# Would you divorce this man??!!



## independentbutconfused (Aug 5, 2013)

My husband cheated on me on his bachelors party-orgy thrown by brother- We were married by the court for 3 month before we did the big wedding. My antlers have always been on and several times I discovered my suspicions were true. Not much repentance from him other that. "I know God has forgiven me". We moved to Asia, were he cheated again several times. His excuse I did not give him enough sex. It had never been enough for him. 1-2 a week. I stayed because of the kids he is a good provider and he is closed to the kids beside I was scared. Kids are out of college and I have lost my passion for him. He has hit me a few (4) times no blood or anything. I say this because when I ask him why he does it. He denies it and asks me "show me the broken bones where is the blood". I am to blame because I making angry and I make him do it. THE HAIR THAT BREAKS THE CAMELS BACk among others recently: We went to get a massage reflexology -usually i make sure he gets a guy- because he cheated before with female masseuse. Yesterday he said I am going to get a girl this time. I told him i don't feel comfortable with that. They gave him a girl he was right by me and I told him: You are going to get a guy right? No this is fine. Usually at the end of the massage they bring you to separate rooms fully clothed to get the back done and finish the massage. In the car I said: I did not want you to get a girl, it makes me uncomfortable, He said "I did not know it was a command" You don't respect my feeling! I said he said:well, you just going to have to grow up. I am an intelligent woman, courageous, prosperous but when it comes to may marriage I am null. My health is being affected and still wondering if our acts are good reason to divorce. 2 sides to the story. I cheated on him about 10 years ago on despise. He did not seem to care. Told me to go to counseling when i confessed. I travel by myself for my business, never calls to see if I am ok never jealous or ever questions my whereabouts. He is secretive and never talks about his female acquaintances at work.
He gets mad at me for bringing up this events, but they never seem to stop.


----------



## EleGirl (Dec 3, 2011)

Yes I'd leave him. Why are you with him? You don't need this.


----------



## moxy (Apr 2, 2012)

He sounds abusive. Yes, you should leave him.


----------



## I'mInLoveWithMyHubby (Nov 7, 2011)

Yes, I would divorce him.

I would not stay with a man that cheats, a man that hits, and a man that is verbally abusive and belittles me.

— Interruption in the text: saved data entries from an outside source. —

@@ -1200,6 +1200,14 @@
                      void* workspace, int64_t workspace_bytes, hipStream_t st, bool kstate_valid = false) {
     constexpr int F = 2 * MF;
     int P = 1; int64_t Ts = T > 0 ? T : 1;
+    float* dd_ws = nullptr;
+    if (which != 0 && den == nullptr) {
+        EMO_CHECK(workspace && workspace_bytes >= B * H * T * (int64_t)sizeof(float), "emo_favor_attn_bwd_dn: workspace %lld B < %lld B (emo_favor_attn_bwd_dn_workspace_bytes)",
+                  (long long)workspace_bytes, (long long)(B * H * T * (int64_t)sizeof(float)));
+        EMO_CHECK(((uintptr_t)workspace & 15) == 0, "emo_favor_attn_bwd_dn: workspace must be 16-B aligned");
+        dd_ws = (float*)workspace;
+        workspace = nullptr;
+    }
     if (workspace) {
         favor_segments(B, T, H, &P, &Ts);
         const int64_t need = P > 1 ? B * H * P * (int64_t)(F * DH + F) * (int64_t)sizeof(float) : 0;
@@ -1215,7 +1223,7 @@
     auto fs_try = [&](int stage) -> bool {
         if constexpr (FS) {
             if (emo_favor_fs_try(which, stage, (const bf16_t*)q, (const bf16_t*)k, (const bf16_t*)v, ld, omega, (bf16_t*)out, ld_out, den, sS, sz, (const bf16_t*)dout,
-                                 (bf16_t*)dq, (bf16_t*)dk, (bf16_t*)dv, ld_d, B, T, H, eps, wsS, wsz, P, Ts, st))
+                                 (bf16_t*)dq, (bf16_t*)dk, (bf16_t*)dv, ld_d, B, T, H, eps, wsS, wsz, P, Ts, dd_ws, st))
                 return true;
         }
         const char* e = getenv("EMO_FAVOR_FS");
@@ -1260,7 +1268,7 @@
         }
         if (den == nullptr) {
             EMO_CHECK(FS && P == 1, "emo_favor_attn_bwd_dn: needs bf16, d_head 64, 128 features and a single-segment scan (B * H >= 256): emo_favor_attn_bwd_dn_supported()");
-            if (!fs_try(1) || !fs_try(2)) {
+            if (!fs_try(0)) {
                 emo_set_error("emo_favor_attn_bwd_dn: the slice kernels refused this call (T %% 32, 16-B alignment, EMO_FAVOR_FS / EMO_FAVOR_FS_BWD = 0)");
                 return EMO_ERR_UNSUPPORTED;
             }
@@ -1352,9 +1360,10 @@
     favor_segments(B, T, H, &P, &Ts);
     return P <= 1 ? 1 : 0;
 }
+extern "C" int64_t emo_favor_attn_bwd_dn_workspace_bytes(int64_t B, int64_t T, int64_t H) { return B * H * T * (int64_t)sizeof(float); }
 extern "C" int emo_favor_attn_bwd_dn(const void* q, const void* k, const void* v, int64_t ld, const float* omega, const void* out, const void* dn,
                                      int64_t ld_out, void* dq, void* dk, void* dv, int64_t ld_d, int dtype, int64_t B, int64_t T, int64_t H,
-                                     int64_t dh, int64_t n_feat, float eps, emo_stream_t stream) {
+                                     int64_t dh, int64_t n_feat, float eps, void* workspace, int64_t workspace_bytes, emo_stream_t stream) {
     int rc = favor_check(q, k, v, ld, ld_out, dtype, dh, n_feat);
     if (rc) return rc;
     EMO_CHECK(omega && out && dn && dq && dk && dv, "emo_favor_attn_bwd_dn: null pointer");
@@ -1362,7 +1371,7 @@
     EMO_CHECK(ld_d % 4 == 0, "emo_favor_attn_bwd_dn: ld_d must be a multiple of 4");
     EMO_CHECK((((uintptr_t)dq | (uintptr_t)dk | (uintptr_t)dv | (uintptr_t)out | (uintptr_t)dn) & 15) == 0, "emo_favor_attn_bwd_dn: pointers must be 16-B aligned");
     return dispatch_favor(1, dtype, dh, n_feat / 2, q, k, v, ld, omega, (void*)out, ld_out, (float*)nullptr, nullptr, nullptr, dn, dq, dk, dv, ld_d, B, T, H,
-                          eps, nullptr, 0, (hipStream_t)stream, false);
+                          eps, workspace, workspace_bytes, (hipStream_t)stream, false);
 }
 extern "C" int emo_favor_attn_bwd(const void* q, const void* k, const void* v, int64_t ld, const float* omega, const void* out, const void* dout,
                                   int64_t ld_out, const float* den, void* dq, void* dk, void* dv, int64_t ld_d, int dtype, int64_t B, int64_t T, int64_t H,
diff --git a/emo-disentanger_amd/csrc/emo_favor_fs.hip b/emo-disentanger_amd/csrc/emo_favor_fs.hip
--- a/emo-disentanger_amd/csrc/emo_favor_fs.hip
+++ b/emo-disentanger_amd/csrc/emo_favor_fs.hip
@@ -414,7 +414,8 @@
                                                                int64_t ld, const float* __restrict__ omega, const bf16_t* __restrict__ out,
                                                                const bf16_t* __restrict__ dout, int64_t ld_out, const float* __restrict__ den_g,
                                                                bf16_t* __restrict__ dq, int64_t ld_d, int64_t Tfull, int64_t H,
-                                                               const float* __restrict__ S_ws, const float* __restrict__ z_ws, int P, int64_t Ts) {
+                                                               const float* __restrict__ S_ws, const float* __restrict__ z_ws, int P, int64_t Ts,
+                                                               float* __restrict__ dd_g) {
     extern __shared__ __attribute__((aligned(16))) char smem[];
     char* RING = smem;
     char* DEN = RING + 3 * FS_SLOTB;
@@ -433,6 +434,8 @@
     const bf16_t* gb = dout + (b * Tfull + tbeg) * ld_out + h * 64;
     bf16_t* dqb = dq + (b * Tfull + tbeg) * ld_d + h * 64;
     const float* dnb = den_g + bh * Tfull + tbeg;
+    float* ddb = PRE ? dd_g + bh * Tfull + tbeg + (lane & 31) : nullptr;
+    const bool dd_lane = PRE && w == 0 && g < 2;
     const float cs = rsqrtf(sqrtf(64.f));
     const float cs2 = cs * FS_LOG2E, c2h = 0.5f * cs * cs * FS_LOG2E, hl = 0.5f * logf(128.f) * FS_LOG2E;
 
@@ -503,6 +506,7 @@
     asm volatile("" ::: "memory");
     char* KPw = KP + w * 2048;
     bf16x4 o_prev[2] = {};
+    float dd_prev = 0.f, dd_cur = 0.f;
     uint32_t rpl[2][2];
     fs_rp_lane(g, c, rpl);
     FSD_BEGIN
@@ -584,6 +588,7 @@
                 gop[tt][1] = fs_scale8(dfr[tt][1], inv);
             }
         }
+        if constexpr (PRE) dd_cur = g == 0 ? dD[0] : dD[1];
         FSD(1);
         if (i > 0) issue_part(i + 2, 4);
         bf16x8 at[2];
@@ -667,7 +672,9 @@
         if (i > 0) {
 #pragma unroll
             for (int tt = 0; tt < 2; ++tt) *(bf16x4*)(dqb + (t0 - FS_C + 16 * tt + c) * ld_d + 16 * w + 4 * g) = o_prev[tt];
-        }
+            if constexpr (PRE) { if (dd_lane) ddb[t0 - FS_C] = dd_prev; }
+        }
+        dd_prev = dd_cur;
         fs_barrier();
         FSD(6);
         issue_part(i + 3, 0);
@@ -692,19 +699,28 @@
         const int64_t t0 = (int64_t)nch * FS_C;
 #pragma unroll
         for (int tt = 0; tt < 2; ++tt) *(bf16x4*)(dqb + (t0 - FS_C + 16 * tt + c) * ld_d + 16 * w + 4 * g) = o_prev[tt];
-    }
-}
-
+        if constexpr (PRE) { if (dd_lane) ddb[t0 - FS_C] = dd_prev; }
+    }
+}
+
+template <bool PRE> struct FsDkvRing {
+    static constexpr int NSLOT = PRE ? 3 : 2;
+    static constexpr int SLOTB = (PRE ? 4 : 5) * FS_TILEB;
+    static constexpr int NPART = PRE ? 5 : 6;
+    static constexpr size_t LDS = (size_t)NSLOT * SLOTB + NSLOT * 256 + sizeof(bf16_t) * (size_t)(2 * FS_C * FS_LDF) + FS_TILEB + sizeof(float) * (128 + 4 * 96);
+};
 template <bool PRE>
 __global__ __launch_bounds__(FS_NT, 2) void favor_fs_dkv_kernel(const bf16_t* __restrict__ q, const bf16_t* __restrict__ k, const bf16_t* __restrict__ v,
                                                                 int64_t ld, const float* __restrict__ omega, const bf16_t* __restrict__ out,
                                                                 const bf16_t* __restrict__ dout, int64_t ld_out, const float* __restrict__ den_g,
                                                                 bf16_t* __restrict__ dk, bf16_t* __restrict__ dv, int64_t ld_d, int64_t Tfull, int64_t H,
-                                                                const float* __restrict__ R_ws, const float* __restrict__ r_ws, int P, int64_t Ts) {
+                                                                const float* __restrict__ R_ws, const float* __restrict__ r_ws, int P, int64_t Ts,
+                                                                const float* __restrict__ dd_g) {
+    constexpr int NSLOT = FsDkvRing<PRE>::NSLOT, SLOTB = FsDkvRing<PRE>::SLOTB, NPART = FsDkvRing<PRE>::NPART;
     extern __shared__ __attribute__((aligned(16))) char smem[];
     char* RING = smem;
-    char* DEN = RING + 2 * FS_SLOTB;
-    bf16_t* QF = (bf16_t*)(DEN + 2 * 256);
+    char* DEN = RING + NSLOT * SLOTB;
+    bf16_t* QF = (bf16_t*)(DEN + NSLOT * 256);
     bf16_t* KF = QF + FS_C * FS_LDF;
     char* DU = (char*)(KF + FS_C * FS_LDF);
     float* SA = (float*)(DU + FS_TILEB);
@@ -721,7 +737,7 @@
     const bf16_t* gb = dout + (b * Tfull + tbeg) * ld_out + h * 64;
     bf16_t* dkb = dk + (b * Tfull + tbeg) * ld_d + h * 64;
     bf16_t* dvb = dv + (b * Tfull + tbeg) * ld_d + h * 64;
-    const float* dnb = den_g + bh * Tfull + tbeg;
+    const float* dnb = (PRE ? dd_g : den_g) + bh * Tfull + tbeg;
     const float cs = rsqrtf(sqrtf(64.f));
     const float cs2 = cs * FS_LOG2E, c2h = 0.5f * cs * cs * FS_LOG2E, hl = 0.5f * logf(128.f) * FS_LOG2E;
 
@@ -775,20 +791,19 @@
     const int64_t so_qkv = (int64_t)srow * ld + spc, so_o = (int64_t)srow * ld_out + spc;
     auto issue = [&](int n) {
         const int64_t t0n = (int64_t)(nch - 1 - n) * FS_C;
-        const uint32_t dst = ring_lds + (n & 1) * FS_SLOTB + w * 1024;
+        const uint32_t dst = ring_lds + (n % NSLOT) * SLOTB + w * 1024;
         fs_dma16(qb + t0n * ld + so_qkv, dst);
         fs_dma16(kb + t0n * ld + so_qkv, dst + FS_TILEB);
         fs_dma16(vb + t0n * ld + so_qkv, dst + 2 * FS_TILEB);
         fs_dma16(gb + t0n * ld_out + so_o, dst + 3 * FS_TILEB);
-        fs_dma16(ob + t0n * ld_out + so_o, dst + 4 * FS_TILEB);
-        if constexpr (!PRE) {
-            const int64_t tl = t0n + lane;
-            fs_dma4(dnb + (tl < T ? tl : T - 1), den_lds + (n & 1) * 256);
-        }
+        if constexpr (!PRE) fs_dma16(ob + t0n * ld_out + so_o, dst + 4 * FS_TILEB);
+        const int64_t tl = t0n + lane;
+        fs_dma4(dnb + (tl < T ? tl : T - 1), den_lds + (n % NSLOT) * 256);
     };
     issue(0);
     if (nch > 1) issue(1);
-    if (nch > 1) fs_wait<PRE ? 5 : 6>(); else fs_wait<0>();
+    if (NSLOT == 3 && nch > 2) issue(2);
+    if (NSLOT == 3 && nch > 2) fs_wait<2 * NPART>(); else if (nch > 1) fs_wait<NPART>(); else fs_wait<0>();
     __builtin_amdgcn_s_barrier();
     asm volatile("" ::: "memory");
     float* PVw = PV + w * 96;
@@ -800,12 +815,11 @@
     FSD_BEGIN
     for (int n = 0; n < nch; ++n) {
         const int64_t t0 = (int64_t)(nch - 1 - n) * FS_C;
-        const char* Xq = RING + (n & 1) * FS_SLOTB;
+        const char* Xq = RING + (n % NSLOT) * SLOTB;
         const char* Xk = Xq + FS_TILEB;
         const char* Xv = Xq + 2 * FS_TILEB;
         const char* Xg = Xq + 3 * FS_TILEB;
-        const char* Xo = Xq + 4 * FS_TILEB;
-        const float* dens = (const float*)(DEN + (n & 1) * 256);
+        const float* dens = (const float*)(DEN + (n % NSLOT) * 256);
         {
             bf16x8 x[4][2];
 #pragma unroll
@@ -831,41 +845,49 @@
         bf16x8 gA[2][2];
         uint32_t rp[2][2];
         {
-            const uint32_t slot = ring_lds + (n & 1) * FS_SLOTB;
+            const uint32_t slot = ring_lds + (n % NSLOT) * SLOTB;
 #pragma unroll
             for (int s_ = 0; s_ < 2; ++s_)
 #pragma unroll
                 for (int h_ = 0; h_ < 2; ++h_) rp[s_][h_] = rpl[s_][h_] + slot;
         }
-        bf16x8 dfr[2][2], ofr[2][2], vB1[2][2];
-#pragma unroll
-        for (int tt = 0; tt < 2; ++tt)
-#pragma unroll
-            for (int s_ = 0; s_ < 2; ++s_) { dfr[tt][s_] = fs_rp_asm(rp, 3, 16 * tt, s_); ofr[tt][s_] = fs_rp_asm(rp, 4, 16 * tt, s_); }
-#pragma unroll
-        for (int jt = 0; jt < 2; ++jt)
-#pragma unroll
-            for (int s_ = 0; s_ < 2; ++s_) vB1[jt][s_] = fs_rp_asm(rp, 2, 16 * jt, s_);
-        fs_pin<16>(dfr[0][0], ofr[0][0], dfr[0][1], ofr[0][1]);
-        fs_pin<8>(dfr[1][0], ofr[1][0], dfr[1][1], ofr[1][1]);
-#pragma unroll
-        for (int tt = 0; tt < 2; ++tt) {
-            const bf16x8 d0 = dfr[tt][0], d1 = dfr[tt][1];
-            const bf16x8 o0 = ofr[tt][0], o1 = ofr[tt][1];
-            f32x4 gm = mma32(o0, d0, zero4());
-            gm = mma32(o1, d1, gm);
-            const float dot = fs_diag_sum_rows(gm, g, c);
-            if constexpr (PRE) {
-                if (g == 0) PVw[16 * tt + c] = -dot;
-                gA[tt][0] = d0;
-                gA[tt][1] = d1;
-            } else {
+        bf16x8 vB1[2][2];
+        if constexpr (PRE) {
+#pragma unroll
+            for (int tt = 0; tt < 2; ++tt)
+#pragma unroll
+                for (int s_ = 0; s_ < 2; ++s_) gA[tt][s_] = fs_rp_asm(rp, 3, 16 * tt, s_);
+#pragma unroll
+            for (int jt = 0; jt < 2; ++jt)
+#pragma unroll
+                for (int s_ = 0; s_ < 2; ++s_) vB1[jt][s_] = fs_rp_asm(rp, 2, 16 * jt, s_);
+            fs_pin<8>(gA[0][0], gA[0][1], gA[1][0], gA[1][1]);
+        } else {
+            bf16x8 dfr[2][2], ofr[2][2];
+#pragma unroll
+            for (int tt = 0; tt < 2; ++tt)
+#pragma unroll
+                for (int s_ = 0; s_ < 2; ++s_) { dfr[tt][s_] = fs_rp_asm(rp, 3, 16 * tt, s_); ofr[tt][s_] = fs_rp_asm(rp, 4, 16 * tt, s_); }
+#pragma unroll
+            for (int jt = 0; jt < 2; ++jt)
+#pragma unroll
+                for (int s_ = 0; s_ < 2; ++s_) vB1[jt][s_] = fs_rp_asm(rp, 2, 16 * jt, s_);
+            fs_pin<16>(dfr[0][0], ofr[0][0], dfr[0][1], ofr[0][1]);
+            fs_pin<8>(dfr[1][0], ofr[1][0], dfr[1][1], ofr[1][1]);
+#pragma unroll
+            for (int tt = 0; tt < 2; ++tt) {
+                const bf16x8 d0 = dfr[tt][0], d1 = dfr[tt][1];
+                const bf16x8 o0 = ofr[tt][0], o1 = ofr[tt][1];
+                f32x4 gm = mma32(o0, d0, zero4());
+                gm = mma32(o1, d1, gm);
+                const float dot = fs_diag_sum_rows(gm, g, c);
                 const float inv = 1.f / dens[16 * tt + c];
                 if (g == 0) { PVw[16 * tt + c] = -dot * inv; PVw[32 + 16 * tt + c] = -dot; PVw[64 + 16 * tt + c] = inv; }
                 gA[tt][0] = fs_scale8(d0, inv);
                 gA[tt][1] = fs_scale8(d1, inv);
             }
         }
+        const float* ddrow = PRE ? dens : PVw;
         FSD(1);
         bf16x8 pb[2];
         {
@@ -875,7 +897,7 @@
             p00 = mma32(gA[0][1], vB[0][1], p00);
             p10 = mma32(gA[1][1], vB[0][1], p10);
             p11 = mma32(gA[1][1], vB[1][1], p11);
-            const f32x4 dd0 = *(const f32x4*)(PVw + 4 * g), dd1 = *(const f32x4*)(PVw + 16 + 4 * g);
+            const f32x4 dd0 = *(const f32x4*)(ddrow + 4 * g), dd1 = *(const f32x4*)(ddrow + 16 + 4 * g);
 #pragma unroll
             for (int r = 0; r < 4; ++r) {
                 const bool keep = (4 * g + r) >= c;
@@ -1008,7 +1030,7 @@
             RT[dl][1] = mma32(gT, qfTs[1], RT[dl][1]);
         }
         {
-            const f32x4 nd0 = *(const f32x4*)(PVw + (PRE ? 0 : 32) + 4 * g), nd1 = *(const f32x4*)(PVw + (PRE ? 0 : 32) + 16 + 4 * g);
+            const f32x4 nd0 = *(const f32x4*)(ddrow + (PRE ? 0 : 32) + 4 * g), nd1 = *(const f32x4*)(ddrow + (PRE ? 0 : 32) + 16 + 4 * g);
             bf16x8 ndop = pack8(nd0, nd1);
 #pragma unroll
             for (int e = 0; e < 8; ++e) ndop[e] = c == 0 ? ndop[e] : (bf16_t)0.f;
@@ -1018,7 +1040,7 @@
 #pragma unroll
         for (int ft = 0; ft < 8; ++ft) RD[ft] = mma32(load_perm_tr(QF, FS_LDF, 16 * ft, 0, lane), gTs, RD[ft]);
         FSD(7);
-        fs_wait<0>();
+        if (NSLOT == 3 && n + 2 < nch) fs_wait<NPART>(); else fs_wait<0>();
         FSD(8);
         if (n > 0) {
             const int64_t tp = t0 + FS_C;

Get the heck out right away!


----------



## ThreeStrikes (Aug 11, 2012)

If you knew everything that you know *now*, would you have married him?


----------



## 3Xnocharm (Jun 22, 2012)

YEP


----------



## cdbaker (Nov 5, 2010)

At the very least, you need to force him to choose. Plan to leave him and call it a separation if you like. Make clear the elements in your marriage that are utterly unacceptable to you that you will not compromise on and let him realize that he has some choices to make. If he values you more than the adultery and secrets he keeps, then he'll make positive changes and try to win you back, which means he really loves you but just thought the cheating wasn't a big deal by the way you seemed to accept it so often. If the adultery/secrets are more important to him than you are, then you're much better off moving on without him and should just go forward with the D and get from him what you can financially.


----------



## CEL (May 7, 2013)

Yep I would out the door so fast that trail I left would be on fire. Abusive and a cheater you are not in live with him you love who he could be.


----------



## independentbutconfused (Aug 5, 2013)

I am afraid how it would affect my kids. We never had big fights in front of them. However my daughter 27, says she has always felt the tension at home. She wants to hear nothing bad about her father or from his father about me. he is very adamant about this. rightfully so. I am afraid that I am too old. I am 56. And have develop some autoimmune problems from head to toe. Dr. agree emotional stress can eat away at your body. Although I kept a good figure all my life and people say I am beautiful and sexy, I continued learning new things, travel and have an Art career that could keep me busy for many years I feel very insecure that there wouldn't be a man that allows me to be independent, travel, come as I please and it is not possessive. I do not want to die alone.
I also feel tied to this house to big for one person. 100 year old oak tress 1.5 acre, 5K sq. ft. garage, guest house and my studio. I feel God had provided me with so much and now I am not happy. I am afraid God will punish me and I will loose our fortune since I have invested in R.E. since I was a Sophomore in College. I have so many excuses. I did not want to disappoint my father in-law but the father passed away. I always admire those before me who took the plunge and got a Divorce. How does one get the guts to do it?? obviously pain  going to do it for me.


----------



## doubletrouble (Apr 23, 2013)

Your kids are in their 20s and you're worried about how your marriage/divorce might affect them? Aren't they grown up enough to understand this?


----------



## EleGirl (Dec 3, 2011)

independentbutconfused said:


> I am afraid how it would affect my kids. We never had big fights in front of them. However my daughter 27, says she has always felt the tension at home. She wants to hear nothing bad about her father or from his father about me. he is very adamant about this. rightfully so. I am afraid that I am too old. I am 56. And have develop some autoimmune problems from head to toe. Dr. agree emotional stress can eat away at your body. Although I kept a good figure all my life and people say I am beautiful and sexy, I continued learning new things, travel and have an Art career that could keep me busy for many years I feel very insecure that there wouldn't be a man that allows me to be independent, travel, come as I please and it is not possessive. I do not want to die alone.
> 
> I also feel tied to this house to big for one person. 100 year old oak tress 1.5 acre, 5K sq. ft. garage, guest house and my studio. I feel God had provided me with so much and now I am not happy. I am afraid God will punish me and I will loose our fortune since I have invested in R.E. since I was a Sophomore in College. I have so many excuses. I did not want to disappoint my father in-law but the father passed away. I always admire those before me who took the plunge and got a Divorce. How does one get the guts to do it?? obviously pain  going to do it for me.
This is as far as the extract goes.